In reality, what mattered was its role, not its size. It was an infantry support weapon and as such not designed to duel, and therefore it is excusable for it to not compare, although if the British had filled out the Guards Armoured with them and sent them into Goodwood, we would have had reason to compare them because the Churchill was being asked to perform as an MBT not infantry support.
So it is only those Shermans unucky enough to bump into a group of Panthers that are "outclassed" - as long as they "know their place" and do what they were designed to do, they are acceptable. Er "excusable". What matters is exactly the "role" and the "role" of allied medium tanks was NOT to be an "MBT". So one is left with the absurdity that had Shermans run away from Panthers and not engaged them, they would not have "mixed it up" with MBTs and therefor not been comparable. What about the case - as often happened when Panthers engaged an unspecting group of (insert tank to be morphed into an MBT here). The Cromwells 'assulted" by Wittman by this argument were heavy tanks and damn poor ones at that becasue a Tiger chewed them up and spit them out...
For a further example, the Sherman when used in recce regiments was better in one respect than the M5 because it was better able to drive off light German resistance that it came across. The M5 was less survivable and aggressive recce of this sort was beyond it. However, its "medium" status is irrelevant, what we are weighing are the attributes and how they fit the given recce role. The M5 had other qualities and weighing up the better recce tank would have to take those into combat.
One wonders what nomenclatural metamorphasis would have ocured if these Shermans operating in a recon role (better than light tanks!) had met a group of Panther trying to fend of an air attack while supporting an infantry assault. The fabric of the universe seems intact so luckily it must not have happened...[:'(]
When weighing up the better Main battle tank, speed, manoeuvrability, armour and armament are all relevant and in this regard the Sherman was adequate until late 43, increasingly obselete after that. However, whilst a variety of factors go into explaining why this was the case (eg One of its issues is that battlefield experience comfirming that was rather later in coming.) none of those mitigating factors alter the fact it was obselete. They merely help explain why.

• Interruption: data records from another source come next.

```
template <int EPI, int KH, int KW, int PT_TH, int BN = PT_BN>
__global__ __launch_bounds__(PT_TH * 64) void conv_patch_kernel(const PatchArgs args) {
  constexpr int PT_NT = PT_TH * 64, TN = BN / 64;
  using PCfg = SplitCfg<PT_TH * 32, BN, PT_TH / 2, 2, 2, true, PT_NT>;
  constexpr int TAPS = KH * KW, PHh = KH / 2, PWh = KW / 2;
  constexpr int PH = PT_TH + KH - 1, PW = PT_TW + KW - 1, ROWS = PH * PW;
  constexpr int PPITCH = 144;
  constexpr int PT_PLANE = ROWS * PPITCH;
  constexpr int PT_NCHP = (ROWS * 8 + PT_NT - 1) / PT_NT;
  constexpr int EPI_BYTES = PT_TH * 32 * (BN + 4) * 4, RING = 2 * PT_PLANE + 2 * BN * 128;
  __shared__ __attribute__((aligned(16))) char lds[RING > EPI_BYTES ? RING : EPI_BYTES];
  const ConvArgs& a = args.a;
  const int lane = threadIdx.x & 63, wave = __builtin_amdgcn_readfirstlane((int)(threadIdx.x >> 6));
  const int wm = wave >> 1, wn = wave & 1, l31 = lane & 31, lh = lane >> 5;
  const int n0 = blockIdx.x * BN;
  const int tile = blockIdx.y, tpi = args.tx * ((a.H + PT_TH - 1) / PT_TH);
  const int b = tile / tpi, trem = tile % tpi;
  const int y0 = (trem / args.tx) * PT_TH, x0 = (trem % args.tx) * PT_TW;
  const auto* gtab = (const unsigned __attribute__((address_space(4)))*)(
      (const char __attribute__((address_space(4)))*)__builtin_amdgcn_kernarg_segment_ptr() + offsetof(PatchArgs, gtab));
  const int NG = args.ngroups;

  unsigned ppix[PT_NCHP];
  const unsigned part16 = (threadIdx.x & 7) * 16;
#pragma unroll
  for (int j = 0; j < PT_NCHP; ++j) {
    const int row = (threadIdx.x + PT_NT * j) >> 3;
    const int y = y0 - PHh + row / PW, x = x0 - PWh + row % PW;
    const bool ok = row < ROWS && (unsigned)y < (unsigned)a.H && (unsigned)x < (unsigned)a.W;
    ppix[j] = ok ? (unsigned)((b * a.H + y) * a.W + x) : 0x7fffffffu;
  }
  constexpr int NCHW = BN * 8 / PT_NT;
  unsigned vbw[NCHW];
#pragma unroll
  for (int j = 0; j < NCHW; ++j) {
    const int e = threadIdx.x + PT_NT * j;
    vbw[j] = (e >> 3) < a.N - n0 ? (unsigned)((e >> 3) * a.Ktot * 4 + (e & 7) * 16) : FS_OOB;
  }
  const char* wbase = uni_ptr(reinterpret_cast<const char*>(a.wpk) + (int64_t)n0 * a.Ktot * 4);

  struct Group { const float* base; unsigned ld4, soff, crem4; int kt0, step; };
  auto group = [&](int g) {
    const unsigned e = gtab[__builtin_amdgcn_readfirstlane(g < NG ? g : NG - 1)];
    const unsigned src = e & 3u, c = (e >> 2) & 255u, crem = (e >> 10) & 63u;
    const bool s1 = src >= 1, s2 = src >= 2;
    Group r;
    r.base = uni_ptr(a.src[0].p + (s1 ? a.src[1].p - a.src[0].p : 0) + (s2 ? a.src[2].p - a.src[1].p : 0));
    r.ld4 = uni((unsigned)(a.src[0].ld + (s1 ? a.src[1].ld - a.src[0].ld : 0) + (s2 ? a.src[2].ld - a.src[1].ld : 0)) * 4u);
    r.soff = c * 128u; r.crem4 = crem * 4u;
    r.kt0 = (int)(e >> 16);
    r.step = args.cpt[0] + (s1 ? args.cpt[1] - args.cpt[0] : 0) + (s2 ? args.cpt[2] - args.cpt[1] : 0);
    return r;
  };
  float rp[PT_NCHP * 4];
  auto fetch_patch = [&](const Group& gr) {
    const __amdgpu_buffer_rsrc_t rs = make_rsrc(gr.base, 0x7fffffffu);
    const unsigned cok = part16 < gr.crem4 ? 0u : 0x80000000u;
#pragma unroll
    for (int j = 0; j < PT_NCHP; ++j) {
      const unsigned voff = ppix[j] == 0x7fffffffu ? FS_OOB : ((ppix[j] * gr.ld4 + part16) | cok);
      const f32x4 f = __builtin_bit_cast(f32x4, __builtin_amdgcn_raw_buffer_load_b128(rs, voff, gr.soff, 0));
      rp[4 * j] = f[0]; rp[4 * j + 1] = f[1]; rp[4 * j + 2] = f[2]; rp[4 * j + 3] = f[3];
    }
  };
  auto stage_patch = [&](char* plane) {
#pragma unroll
    for (int j = 0; j < PT_NCHP; ++j) {
      const int e = threadIdx.x + PT_NT * j;
      if ((e >> 3) < ROWS) stage_convert<PPITCH>(plane, e, rp + 4 * j);
    }
  };
  const __amdgpu_buffer_rsrc_t rsW = make_rsrc(wbase, 0x7fffffffu);
  float rw[NCHW * 4];
  auto fetch_w = [&](int kt) {
    const int ku = __builtin_amdgcn_readfirstlane(kt);
#pragma unroll
    for (int j = 0; j < NCHW; ++j) {
      const f32x4 f = __builtin_bit_cast(f32x4, __builtin_amdgcn_raw_buffer_load_b128(rsW, ku < 0 ? FS_OOB : vbw[j], ku < 0 ? 0u : (unsigned)ku * 128u, 0));
      rw[4 * j] = f[0]; rw[4 * j + 1] = f[1]; rw[4 * j + 2] = f[2]; rw[4 * j + 3] = f[3];
    }
  };
  auto stage_w = [&](char* bt) {
#pragma unroll
    for (int j = 0; j < NCHW; ++j) stage_copy<128>(bt, threadIdx.x + PT_NT * j, rw + 4 * j);
  };

  f32x16 acc[2][TN];
#pragma unroll
  for (int i = 0; i < 2; ++i)
#pragma unroll
    for (int j = 0; j < TN; ++j)
#pragma unroll
      for (int r = 0; r < 16; ++r) acc[i][j][r] = 0.f;
  char* plane0 = lds;
  char* plane1 = lds + PT_PLANE;
  char* bt0 = lds + 2 * PT_PLANE;
  char* bt1 = bt0 + BN * 128;

  const int rb = wn * (BN / 2) + l31;
  const int la_off = (2 * wm * PW + l31) * PPITCH + lh * 16;
  auto compute = [&](const char* plane, const char* bt, int dy, int dx) {
    const char* Bs = bt + rb * 128;
#pragma unroll
    for (int s = 0; s < 2; ++s) {
      bf16x8 ah[2], al[2], bh[TN], bl[TN];
#pragma unroll
      for (int mt = 0; mt < 2; ++mt) {
        ah[mt] = *reinterpret_cast<const bf16x8*>(plane + la_off + ((dy + mt) * PW + dx) * PPITCH + (2 * s) * 16);
        al[mt] = *reinterpret_cast<const bf16x8*>(plane + la_off + ((dy + mt) * PW + dx) * PPITCH + (4 + 2 * s) * 16);
      }
      const int obh = slot_offset<128>(rb, 2 * s + lh) - rb * 128, obl = slot_offset<128>(rb, 4 + 2 * s + lh) - rb * 128;
#pragma unroll
      for (int nt = 0; nt < TN; ++nt) {
        bh[nt] = *reinterpret_cast<const bf16x8*>(Bs + nt * 32 * 128 + obh);
        bl[nt] = *reinterpret_cast<const bf16x8*>(Bs + nt * 32 * 128 + obl);
      }
#pragma unroll
      for (int mt = 0; mt < 2; ++mt)
#pragma unroll
        for (int nt = 0; nt < TN; ++nt) acc[mt][nt] = __builtin_amdgcn_mfma_f32_32x32x16_bf16(al[mt], bh[nt], acc[mt][nt], 0, 0, 0);
#pragma unroll
      for (int mt = 0; mt < 2; ++mt)
#pragma unroll
        for (int nt = 0; nt < TN; ++nt) acc[mt][nt] = __builtin_amdgcn_mfma_f32_32x32x16_bf16(ah[mt], bl[nt], acc[mt][nt], 0, 0, 0);
#pragma unroll
      for (int mt = 0; mt < 2; ++mt)
#pragma unroll
        for (int nt = 0; nt < TN; ++nt) acc[mt][nt] = __builtin_amdgcn_mfma_f32_32x32x16_bf16(ah[mt], bh[nt], acc[mt][nt], 0, 0, 0);
    }
  };

  Group gc = group(0);
  fetch_patch(gc);
  fetch_w(gc.kt0);
  stage_patch(plane0);
  stage_w(bt0);
  Group gn = group(1);
  if (NG > 1) fetch_patch(gn);
  fetch_w(TAPS > 1 ? gc.kt0 + gc.step : (NG > 1 ? gn.kt0 : -1));
  __syncthreads();
  for (int g = 0; g < NG; ++g) {
#pragma unroll
    for (int t = 0; t < TAPS; ++t) {
      const int i = g * TAPS + t;
      char* btc = (i & 1) ? bt1 : bt0;
      char* btn = (i & 1) ? bt0 : bt1;
      compute((g & 1) ? plane1 : plane0, btc, t / KW, t % KW);
      stage_w(btn);
      {
        const int t2 = t + 2;
        int kt;
        if (t2 < TAPS) kt = gc.kt0 + t2 * gc.step;
        else kt = g + 1 < NG ? gn.kt0 + (t2 - TAPS) * gn.step : -1;
        if (TAPS == 1) {
          const Group g2 = group(g + 2);
          kt = g + 2 < NG ? g2.kt0 : -1;
        }
        fetch_w(kt);
      }
      if (t == TAPS - 1 && g + 1 < NG) {
        stage_patch((g & 1) ? plane0 : plane1);
        gc = gn;
        gn = group(g + 2);
        if (g + 2 < NG) fetch_patch(gn);
      }
      __syncthreads();
    }
  }
  conv_epilogue_lds<PCfg, EPI, PT_NT, true>(a, acc, 0, n0, reinterpret_cast<float*>(lds), true, b, y0, x0);
}

template <int KH, int KW, int TH>
int launch_conv_patch_t(const PatchArgs& p, int epi, dim3 grid, hipStream_t s) {
  t_route[0] = (TH == 8 ? 11 : 10) + (KH == 3 && KW == 3 && p.a.N <= 64 ? 2 : 0);
  if constexpr (KH == 3 && KW == 3) {
    if (p.a.N <= 64) {
      hipLaunchKernelGGL((conv_patch_kernel<EPI_PLAIN, 3, 3, TH, 64>), grid, dim3(TH * 64), 0, s, p);
      return fs_launch_status();
    }
  }
  with_epi(epi, [&](auto e) { hipLaunchKernelGGL((conv_patch_kernel<decltype(e)::value, KH, KW, TH>), grid, dim3(TH * 64), 0, s, p); });
  return fs_launch_status();
}

int launch_conv_patch(const ConvArgs& a, int epi, hipStream_t s) {
  const bool k33 = a.KH == 3 && a.KW == 3, k15 = a.KH == 1 && a.KW == 5, k51 = a.KH == 5 && a.KW == 1;
  if (!(k33 || k15 || k51) || a.PH != a.KH / 2 || a.PW != a.KW / 2 || !epilogue_rows_ok_host(a)) return -1;
  PatchArgs p;
  p.a = a; p.a.swz = 0;
  int ng = 0, kt = 0;
  const int taps = a.KH * a.KW;
  for (int sidx = 0; sidx < 3; ++sidx) p.cpt[sidx] = 1;
  for (int sidx = 0; sidx < a.nsrc; ++sidx) {
    const int C = a.src[sidx].C, cpt = (C + 31) / 32;
    p.cpt[sidx] = cpt;
    if ((int64_t)a.B * a.H * a.W * a.src[sidx].ld * 4 >= (int64_t)0x7fffffff) return -1;
    for (int c = 0; c < cpt; ++c) {
      if (ng >= PT_GMAX || kt + c >= (1 << 16)) return -1;
      const int crem = C - c * 32 < 32 ? C - c * 32 : 32;
      p.gtab[ng++] = (unsigned)sidx | (unsigned)c << 2 | (unsigned)crem << 10 | (unsigned)(kt + c) << 16;
    }
    kt += taps * cpt;
  }
  if (kt * 32 != a.Ktot || ng < 1) return -1;
  for (int g = ng; g < PT_GMAX; ++g) p.gtab[g] = p.gtab[ng - 1];
  p.ngroups = ng;
  p.tx = ceil_div(a.W, PT_TW);
  const int bn = a.N <= 64 ? 64 : PT_BN;
  if (bn == 64 && !(k33 && epi == EPI_PLAIN)) return -1;
  const int64_t wg8 = (int64_t)ceil_div(a.N, bn) * p.tx * ceil_div(a.H, 8) * a.B;
  if (bn == 64 && wg8 >= 200 && knob.conv_patch64 == 1) return -1;
  if (wg8 >= 200 && !(bn == 64 && knob.conv_patch64 == 2)) {
    dim3 grid(ceil_div(a.N, bn), p.tx * ceil_div(a.H, 8) * a.B);
    if (k33) return launch_conv_patch_t<3, 3, 8>(p, epi, grid, s);
    if (k15) return launch_conv_patch_t<1, 5, 8>(p, epi, grid, s);
    return launch_conv_patch_t<5, 1, 8>(p, epi, grid, s);
  }
  const bool small_grid_33 = k33 && a.N > 128 && (int64_t)ceil_div(a.N, 128) * ceil_div(a.B * a.H * a.W, 128) > 120;
  if (knob.conv_patch != 2 && bn != 64 && !small_grid_33) return -1;
  dim3 grid(ceil_div(a.N, bn), p.tx * ceil_div(a.H, 4) * a.B);
  if (k33) return launch_conv_patch_t<3, 3, 4>(p, epi, grid, s);
  if (k15) return launch_conv_patch_t<1, 5, 4>(p, epi, grid, s);
  return launch_conv_patch_t<5, 1, 4>(p, epi, grid, s);
}
```

Baseline: 110.1 image-pairs/s.

## Balance N columns across patch-conv blocks and skip MFMAs on dead column tiles

The patch conv kernel now spreads output channels evenly across column blocks (ncols rounded to 32) instead of fixed 128-wide blocks. Each wave computes how many 32-column subtiles are live and specialises the K loop to run full, one, or zero MFMA subtiles, so waves holding padded channels stop issuing matrix work. It also swizzles the wave-to-tile mapping for the 8-row variant and passes the wave index and column cap into the epilogue. This adds three template instantiations of the main loop, which raises code size and may raise register pressure. The column bound now has to be applied consistently in the epilogue.

```diff
diff --git a/flow_supervisor_amd/csrc/conv_igemm.hip b/flow_supervisor_amd/csrc/conv_igemm.hip
--- a/flow_supervisor_amd/csrc/conv_igemm.hip
+++ b/flow_supervisor_amd/csrc/conv_igemm.hip
@@ -284,11 +284,12 @@
 template <class Cfg, int EPI, int NTW = Cfg::NT, bool PATCH = false>
 __device__ __forceinline__ void conv_epilogue_lds(const ConvArgs& a, f32x16 (&acc)[Cfg::TM][Cfg::TN], int m0, int n0,
                                                   float* __restrict__ tile, bool owner = true, int pb = 0, int py0 = 0, int px0 = 0,
-                                                  int64_t mofs = 0) {
+                                                  int64_t mofs = 0, int pwave = -1, int ncap = 0x7fffffff) {
   constexpr int LD = Cfg::BN + 4;
   const int HW = a.H * a.W;
   const int M = a.B * HW;
-  const int lane = threadIdx.x & 63, wave = threadIdx.x >> 6;
+  const int lane = threadIdx.x & 63, wave = (PATCH && pwave >= 0) ? pwave : (int)(threadIdx.x >> 6);
+  const int nend = a.N < ncap ? a.N : ncap;
   auto row_m = [&](int row) -> int64_t {
     if constexpr (PATCH) {
       const int y = py0 + (row >> 5), x = px0 + (row & 31);
@@ -300,8 +301,9 @@
   __syncthreads();
 #pragma unroll
   for (int nt = 0; nt < Cfg::TN; ++nt) {
-    const int nl = acc_col<Cfg>(nt);
-    const float bias = (n0 + nl < a.N && a.bias) ? a.bias[n0 + nl] : 0.f;
+    const int nb0 = (wave % Cfg::WN) * (Cfg::TN * 32) + nt * 32, nl = nb0 + (lane & 31);
+    if (PATCH && n0 + nb0 >= nend) continue;
+    const float bias = (n0 + nl < nend && a.bias) ? a.bias[n0 + nl] : 0.f;
 #pragma unroll
     for (int mt = 0; mt < Cfg::TM; ++mt) {
       const int rbase = (wave / Cfg::WN) * (Cfg::TM * 32) + mt * 32 + 4 * (lane >> 5);
@@ -316,10 +318,10 @@
   const int c4 = threadIdx.x % C4, rsub = threadIdx.x / C4;
   const int n = n0 + c4 * 4;
   const bool stats = PATCH && EPI == EPI_PLAIN && a.st_sum != nullptr;
-  if (n >= a.N && !stats) return;
+  if (n >= nend && !stats) return;
   if (EPI == EPI_PLAIN) {
     f32x4 ssum = {0.f, 0.f, 0.f, 0.f}, ssq = {0.f, 0.f, 0.f, 0.f};
-    if (n < a.N) {
+    if (n < nend) {
     int di = 0;
     if (a.ndst > 1 && n >= a.dst[1].n0) di = 1;
     if (a.ndst > 2 && n >= a.dst[2].n0) di = 2;
@@ -330,7 +332,7 @@
     const float* mk = di == 0 ? a.rmask[0] : di == 1 ? a.rmask[1] : a.rmask[2];
     const int ldm = di == 0 ? a.ldmask[0] : di == 1 ? a.ldmask[1] : a.ldmask[2];
     const int mkc = di == 0 ? a.maskc[0] : di == 1 ? a.maskc[1] : a.maskc[2];
-    const int nv = a.N - n < 4 ? a.N - n : 4;
+    const int nv = nend - n < 4 ? nend - n : 4;
 #pragma unroll 4
     for (int row = rsub; row < Cfg::BM; row += RPP) {
       const int64_t m = row_m(row);
@@ -371,7 +373,7 @@
         *reinterpret_cast<f32x4*>(red + (rsub * Cfg::BN) + c4 * 4) = ssum;
         *reinterpret_cast<f32x4*>(red + ((RPP + rsub) * Cfg::BN) + c4 * 4) = ssq;
         __syncthreads();
-        if (threadIdx.x < Cfg::BN && n0 + (int)threadIdx.x < a.N) {
+        if (threadIdx.x < Cfg::BN && n0 + (int)threadIdx.x < nend) {
           float t1 = 0.f, t2 = 0.f;
 #pragma unroll 4
           for (int g = 0; g < RPP; ++g) { t1 += red[g * Cfg::BN + threadIdx.x]; t2 += red[(RPP + g) * Cfg::BN + threadIdx.x]; }
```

I was starting to wonder just where your argument was leading, but we are back to your fixation on the "Panther as MBT" - Given that its users pretty much invented the role, and the SHerman wasn't one, I submit that the Panther was a "better MBT than the Sherman". But then on the eastern front, by the same argument, the Panther was 'obsolete' and the IS-2 was a better one.

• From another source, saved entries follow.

@@ -516,16 +541,22 @@
     for (int s = 0; s < 6; ++s) r[s] = ST ? vel[n + s * sz - 3 * sz] : bz_cdiv(ru[n + s * sz - 3 * sz], g.rho[kbeg + s - 3], g.rrho[kbeg + s - 3]);
     double fz_lo = vflux<T3_U>(g, F, n, kbeg, r[0], r[1], r[2], r[3], r[4], r[5]);
     double q0 = ru[n], q1 = ru[n + sz], q2 = ru[n + 2 * sz];
-    U[0][ty + 3][tc] = r[3];
-    RU[0][ty][tc] = q0;
-    RV[0][ty][tc] = rv[n];
-    RW[0][ty][tc] = rw[n + sz];
-    if (h1ok) {
-        const double raw = (ST && !h1raw) ? 0.0 : ru[h1n];
-        U[0][h1r][h1c] = ST ? vel[h1n] : bz_cdiv(raw, g.rho[kbeg], g.rrho[kbeg]);
-        if (h1raw) RU[0][h1r - 3][h1c] = raw;
-    }
-    if (h2ok) { if (h2sel) RW[0][h2r][h2c] = h2src[h2n]; else RV[0][h2r][h2c] = h2src[h2n]; }
+    {
+        const double Ax0 = ST ? g.Ax[kbeg] : LV.Ax(kbeg), Ay0 = ST ? g.Ay[kbeg] : LV.Ay(kbeg), Az0 = g.Az;
+        U[0][ty + 3][tc] = r[3];
+        RU[0][ty][tc] = PS ? Ax0 * q0 : q0;
+        RV[0][ty][tc] = PS ? Ay0 * rv[n] : rv[n];
+        RW[0][ty][tc] = PS ? Az0 * rw[n + sz] : rw[n + sz];
+        if (h1ok) {
+            const double raw = (ST && !h1raw) ? 0.0 : ru[h1n];
+            U[0][h1r][h1c] = ST ? vel[h1n] : bz_cdiv(raw, g.rho[kbeg], g.rrho[kbeg]);
+            if (h1raw) RU[0][h1r - 3][h1c] = PS ? Ax0 * raw : raw;
+        }
+        if (h2ok) {
+            const double x = h2src[h2n];
+            if (h2sel) RW[0][h2r][h2c] = PS ? Az0 * x : x; else RV[0][h2r][h2c] = PS ? Ay0 * x : x;
+        }
+    }
     double tcur_raw = ru[n + 3 * sz];
     double tcur_v = ST ? vel[n + 3 * sz] : 0.0;
     double u0cur = (E.mode == 2) ? E.u0[n] : 0.0;
@@ -533,13 +564,12 @@
 
     double edge = 0.0;
     int buf = 0;
-#if BZ6_UNROLL2
-#pragma unroll 2
-#endif
-    for (int k = kbeg; k < kend; ++k, n += sz) {
+    auto level = BZ_LEVEL_LAMBDA(I, k) {
+        constexpr bool INTERIOR = decltype(I)::value;
         const ix_t lev1 = (ix_t)(k + 1 - kbeg) * sz;
-        const double p_top = ST ? ru[n + sz] : ru[n + ((k + 4 <= g.Nz + g.Hz - 1) ? 4 * sz : 3 * sz)];
-        const double p_topv = ST ? vel[n + ((k + 4 <= g.Nz + g.Hz - 1) ? 4 * sz : 3 * sz)] : 0.0;
+        const ix_t up = (INTERIOR || k + 4 <= g.Nz + g.Hz - 1) ? 4 * sz : 3 * sz;
+        const double p_top = ST ? ru[n + sz] : ru[n + up];
+        const double p_topv = ST ? vel[n + up] : 0.0;
         const double p_h1 = (BZ_KO & 256) ? p_top : h1ok ? (ST ? vel : ru)[h1n + lev1] : 0.0;
         const double p_h1raw = (ST && h1raw) ? ru[h1n + lev1] : 0.0;
         const double p_h2 = (BZ_KO & 512) ? p_top : h2ok ? h2src[h2n + lev1] : 0.0;
@@ -550,35 +580,37 @@
             edge = ST ? flux_x_at<T3_U>(g, F, ie, jc, kk) : flux_x_lean<T3_U>(g, F, ru, ie, jc, kk);
         }
         const int src = (k - kbeg) & (BZ5_EB - 1);
-        const double Ax = g.Ax[k], Ay = g.Ay[k], Az = g.Az;
+        const double Ax = ST ? g.Ax[k] : LV.Ax(k), Ay = ST ? g.Ay[k] : LV.Ay(k), Az = g.Az, Vi = ST ? g.Vinv_c[k] : LV.Vinv_c(k);
+        const double rho1 = ST ? 0.0 : LV.rho(k + 1), rrho1 = ST ? 0.0 : LV.rrho(k + 1), rho3 = ST ? 0.0 : LV.rho(k + 3), rrho3 = ST ? 0.0 : LV.rrho(k + 3);
+        const double Ax1 = !PS ? 0.0 : ST ? g.Ax[k + 1] : LV.Ax(k + 1), Ay1 = !PS ? 0.0 : ST ? g.Ay[k + 1] : LV.Ay(k + 1);
         const double c0 = r[3];
         const double(*Uk)[TC] = U[buf];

My argument is that while the Panther was a "better MBT" - one v one - the production, logisitical support, operational employment, and doctrinal integration of a "Panther class" class MBT by the US Army may not BY DEFINITION have lead to a faster end to the war or fewer casualties overall then our use of the Sherman. The fact that the Panther was a better MBT than the Sherman doesn't mean it was more appropriate for US use, or the Germans would not have pursued a diferent strategy if they faced it. Whether sufficient numbers, with suffient fuel, integrated appropriately with other combat arms, with required maintainability and ammunition suply could have been mainained via a transoceanic supply line would have been at least problematic. It might have lead to greater succes ith fewer casualties, but may have lead to understrength units, with insufficient fuel and ammo, used in a manner that did not fully employ their capabilities to best effect.
"Better" has more than one context - yours is individual capability "1 on 1" and mine considers the system of production, support and employment. Yours is one set of assumptions and measures, mine is a diffferent one. I understand yours, I simply ask that you try to understand mine.